21 years after Matthew Shepard’s brutal murder, what has changed for LGBT rights in the US?

Matthew Shepard died 20 years ago. (Matthew Shepard Foundation)
Twenty-one years ago, Matthew Shepard was brutally murdered for being gay. His death was crucial to securing hate crime legislation for LGBT+ people in America. But, with US President Donald Trump prioritising religious freedom over protections for LGBT+ people, how far have we really come?
On the night of October 6 1998, 21-year-old college student Matthew Shepard was drinking beer alone in in a bar in Laramie, Wyoming, when he agreed to a lift home from two men, Aaron McKinney and Russell Henderson. The pair knew Shepard was gay and, according to some reports, pretended that they were also gay to lure him into their truck. That journey would prove fatal.
McKinney and Henderson drove Shepard to a remote location, where they proceeded to torture the college student, beat him with a pistol, and rob him. The attackers then tied Shepard to a fence, and left him for dead in near-freezing temperatures.

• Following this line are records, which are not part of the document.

enum { IMU_LDJ = 44, IMU_TILE = 32 * 44, IMU_WARPS = 3, PRIOR_THREADS = SOLVE_THREADS - 32 * IMU_WARPS };
CERB_NOINLINE double inertial_linearize(const SolveParams &P, int w, const double *x, int tid) {
    CERB_DYN_SMEM(double, smem_base);
    Smem s; smem_carve(smem_base, s);
    double cost = 0.0;
    PH_DECL();
    imu_lin_all(P, s, w, x, true, tid);
    PH_MARK(25);
    const int wid = tid >> 5, lane = tid & 31;
    CERB_CP_ASYNC_WAIT();
    double *gp = s.stp;
    double *ppart = s.yv;
    for (int k = tid; k < NRP; k += SOLVE_THREADS) gp[k] = 0.0;
    __syncthreads();
    if (wid < IMU_WARPS) {
        double *Jt = s.Ju + IMU_TILE * wid;
        int plx[30], ply[30];
        {
            const int *plan = ws_carve(P).imu_plan;
            _Pragma("unroll")
            for (int q = 0; q < 30; q++) { plx[q] = __ldg(plan + (2 * q) * 32 + lane); ply[q] = __ldg(plan + (2 * q + 1) * 32 + lane); }
            const int dummy = (int)(s.idg - smem_base) + lane;
            _Pragma("unroll")
            for (int q = 0; q < 30; q++) if (plx[q] == dummy && (ply[q] & 4095) == 0) plx[q] += 32 * wid;
        }
        double sa[20];
        auto load_S = [&](int i) {
            const double *S = P.sinfo + ((size_t)w * CERB_WINDOW + i) * 961;
            int q = 0;
            _Pragma("unroll")
            for (int mi = 0; mi < 4; mi++)
                _Pragma("unroll")
                for (int ks = 2 * mi; ks < 8; ks++) {
                    const int r = 8 * mi + (lane >> 2), c = 4 * ks + (lane & 3);
                    sa[q++] = (r < 31 && c < 31 && c >= r) ? S[r * 31 + c] : 0.0;
                }
        };
        load_S(wid * 4);
        const int imu_mask = s.ti[TI_IMU_MASK];
        double sdt[4];
        _Pragma("unroll")
        for (int rnd = 0; rnd < 4; rnd++) { const int i = rnd + 4 * wid; sdt[rnd] = (i < CERB_WINDOW) ? P.pre[((size_t)w * CERB_WINDOW + i) * PRE_STRIDE + PRE_SUM_DT] : 1e30; }
        _Pragma("unroll")
        for (int rnd = 0; rnd < 4; rnd++) {
            const int i = rnd + 4 * wid;
            const double *pre = P.pre + ((size_t)w * CERB_WINDOW + (i < CERB_WINDOW ? i : 0)) * PRE_STRIDE;
            if (i < CERB_WINDOW && !(sdt[rnd] > 10.0) && (imu_mask == 0 || (imu_mask == 1 && i == 0))) {
                for (int k = lane; k < IMU_TILE; k += 32) Jt[k] = 0.0;
                __syncwarp();
                if (lane < 11) imu_leg_fill_ju_part(*reinterpret_cast<const IMULegLin *>(s.lin + 96 * i), pre, Jt, IMU_LDJ, lane);
                if (lane < 31) Jt[lane * IMU_LDJ + 38] = s.lin[96 * i + lane];
                __syncwarp();
                PH_MARK(32);
                for (int ni = 0; ni < 5; ni++) {
                    double b[8];
                    _Pragma("unroll")
                    for (int ks = 0; ks < 8; ks++) b[ks] = Jt[(4 * ks + (lane & 3)) * IMU_LDJ + 8 * ni + (lane >> 2)];
                    __syncwarp();
                    double c[4][2];
                    int q = 0;
                    _Pragma("unroll")
                    for (int mi = 0; mi < 4; mi++) {
                        c[mi][0] = 0.0; c[mi][1] = 0.0;
                        _Pragma("unroll")
                        for (int ks = 2 * mi; ks < 8; ks++) { CERB_DMMA(c[mi][0], c[mi][1], sa[q], b[ks], c[mi][0], c[mi][1]); q++; }
                    }
                    _Pragma("unroll")
                    for (int mi = 0; mi < 4; mi++) { double *o = Jt + (8 * mi + (lane >> 2)) * IMU_LDJ + 8 * ni + 2 * (lane & 3); o[0] = c[mi][0]; o[1] = c[mi][1]; }
                    __syncwarp();
                }
                PH_MARK(33);
                if (i + 1 < CERB_WINDOW && rnd < 3) load_S(i + 1);
                double acc[15][2];
                _Pragma("unroll")
                for (int k = 0; k < 15; k++) { acc[k][0] = 0.0; acc[k][1] = 0.0; }
                for (int ks = 0; ks < 8; ks++) {
                    double f[5];
                    _Pragma("unroll")
                    for (int n = 0; n < 5; n++) f[n] = Jt[(4 * ks + (lane & 3)) * IMU_LDJ + 8 * n + (lane >> 2)];
                    int q = 0;
                    _Pragma("unroll")
                    for (int mi = 0; mi < 5; mi++)
                        _Pragma("unroll")
                        for (int ni = mi; ni < 5; ni++) { CERB_DMMA(acc[q][0], acc[q][1], f[mi], f[ni], acc[q][0], acc[q][1]); q++; }
                }
                PH_MARK(34);
                if (lane == 27) cost += 0.5 * acc[14][0];
                _Pragma("unroll")
                for (int hq = 0; hq < 30; hq += 15) {
                    double cur[15];
                    _Pragma("unroll")
                    for (int t = 0; t < 15; t++) cur[t] = smem_base[plx[hq + t] + i * (ply[hq + t] & 4095)];
                    _Pragma("unroll")
                    for (int t = 0; t < 15; t++) {
                        const int o = plx[hq + t] + i * (ply[hq + t] & 4095);
                        const double nv = cur[t] + acc[(hq + t) >> 1][(hq + t) & 1];
                        smem_base[o] = nv;
                        smem_base[o + (ply[hq + t] >> 12) - 256] = nv;
                    }
                }
                PH_MARK(35);
            } else if (i + 1 < CERB_WINDOW && rnd < 3) load_S(i + 1);
            CERB_BAR_SYNC(2, 32 * IMU_WARPS);
            PH_MARK(36);
        }
        PH_MARK(30);
    } else {
        const int *meta = P.prior_meta + (size_t)w * PRIOR_META_STRIDE;
        if (meta[0]) {
            const int t5 = tid - 32 * IMU_WARPS, n = meta[1], nb = meta[2];
            const double *J = P.prior_J + (size_t)w * PRIOR_LD * PRIOR_LD, *r0 = P.prior_r + (size_t)w * PRIOR_LD, *x0 = P.prior_x0 + (size_t)w * 16 * 9;
            if (t5 < nb) {
                const int kind = meta[4 + 3 * t5], index = meta[5 + 3 * t5], col = meta[6 + 3 * t5];
                prior_block_dx(kind, x + prior_block_state_offset(kind, index), x0 + 9 * t5, s.pdx + col);
            }
            CERB_BAR_SYNC(3, PRIOR_THREADS);
            const int kc = (n + 1) / 2;
            for (int e = t5; e < 2 * n; e += PRIOR_THREADS) {
                const int p = e / n, i = e % n;
                const int k1 = (p + 1) * kc < n ? (p + 1) * kc : n;
                double t = 0.0;
                for (int k = p * kc; k < k1; k++) t += J[(size_t)k * n + i] * s.pdx[k];
                ppart[p * PRIOR_LD + i] = t;
            }
            CERB_BAR_SYNC(3, PRIOR_THREADS);
            for (int i = t5; i < n; i += PRIOR_THREADS) {
                const double t = (r0[i] + ppart[i]) + ppart[PRIOR_LD + i];
                s.pr[i] = t; cost += 0.5 * t * t;
            }
            CERB_BAR_SYNC(3, PRIOR_THREADS);
            for (int c = wid - IMU_WARPS; c < n; c += PRIOR_THREADS / 32) {
                double t = 0.0;
                for (int k = lane; k < n; k += 32) t += J[(size_t)c * n + k] * s.pr[k];
                for (int o = 16; o > 0; o >>= 1) t += __shfl_sync(0xffffffffu, t, (lane + o) & 31);
                const int d = s.ti[TI_PRIOR_MAP + c];
                if (lane == 0) gp[d >= 0 ? d : NX + (-d - 1)] += t;
            }
        }
        PH_MARK_T(31, 96);
    }
    __syncthreads();
    PH_MARK(26);
    for (int k = tid; k < NR; k += SOLVE_THREADS) s.g[k] += gp[k];
    __syncthreads();
    PH_MARK(27);
    return cost;
}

Shepard was so badly beaten that the passing cyclist who found him 18 hours later, and in a coma, initially mistook him for a scarecrow. His face was so coated in blood that that the tracks made by his tears—as he sobbed away his last, conscious moments—could clearly be made out. The 21-year-old student suffered multiple skull fractures and major brainstem damage, affecting his ability to regulate his heart rate and vital functions. His injuries were too severe for doctors to operate. Shepard never woke up. He died in hospital six days later.
Although McKinney and Henderson were convicted of first-degree murder for their crimes—and each handed consecutive life prison sentences—they could not be prosecuted for any homophobic motive behind Shepard’s murder because the 1969 United States federal hate-crime law only encompassed a person’s race, colour, religion or national origin.

Matthew Shepard’s death sparked changes to hate crime laws. (Matthew Shepard Foundation)
At the time, Shepard’s death became a cause célèbre, exposing the lack of hate crime laws for LGBT+ people in America. The killing made headlines across the world, finally highlighting to the rest of society what many LGBT+ people in the US already knew–that the discrimination they faced was physical, violent and fatal. What struck a chord with so many people was the familiarity of Shepard. He was just a normal kid.
Mobilised by their son’s death, Shepard’s parents Judy and Dennis became LGBT+ activists and, together, set up the Matthew Shepard Foundation in December 1998.
“I think that people could see themselves, their friends, neighbours, brothers or sisters in him, and that is why this story became one ‘of interest,’” Sara Grossman, communications manager at the Matthew Shepard Foundation, explains to PinkNews.
Grossman adds that, while Shepard was in hospital, people from around the world sent his family teddy bears, cheques and cards, with messages “begging them to take this moment in the spotlight and make it meaningful for the community.” She adds: “Here, we had a perfect moment to really make our plight known, and to shed light on why this story was so important.”
In the decade following Shepard’s death, Judy and Dennis lobbied for better legal protections for LGBT+ people. Finally, in October 2009, after a lengthy process in congress, the then-US president Barack Obama signed into law the Matthew Shepard and James Byrd Jr. Hate Crimes Prevention Act. This act—also a response to the murder of James Byrd Jr, a black man killed by two white supremacists—extended America’s hate crime laws to include gender, sexual orientation, gender identity, or disability.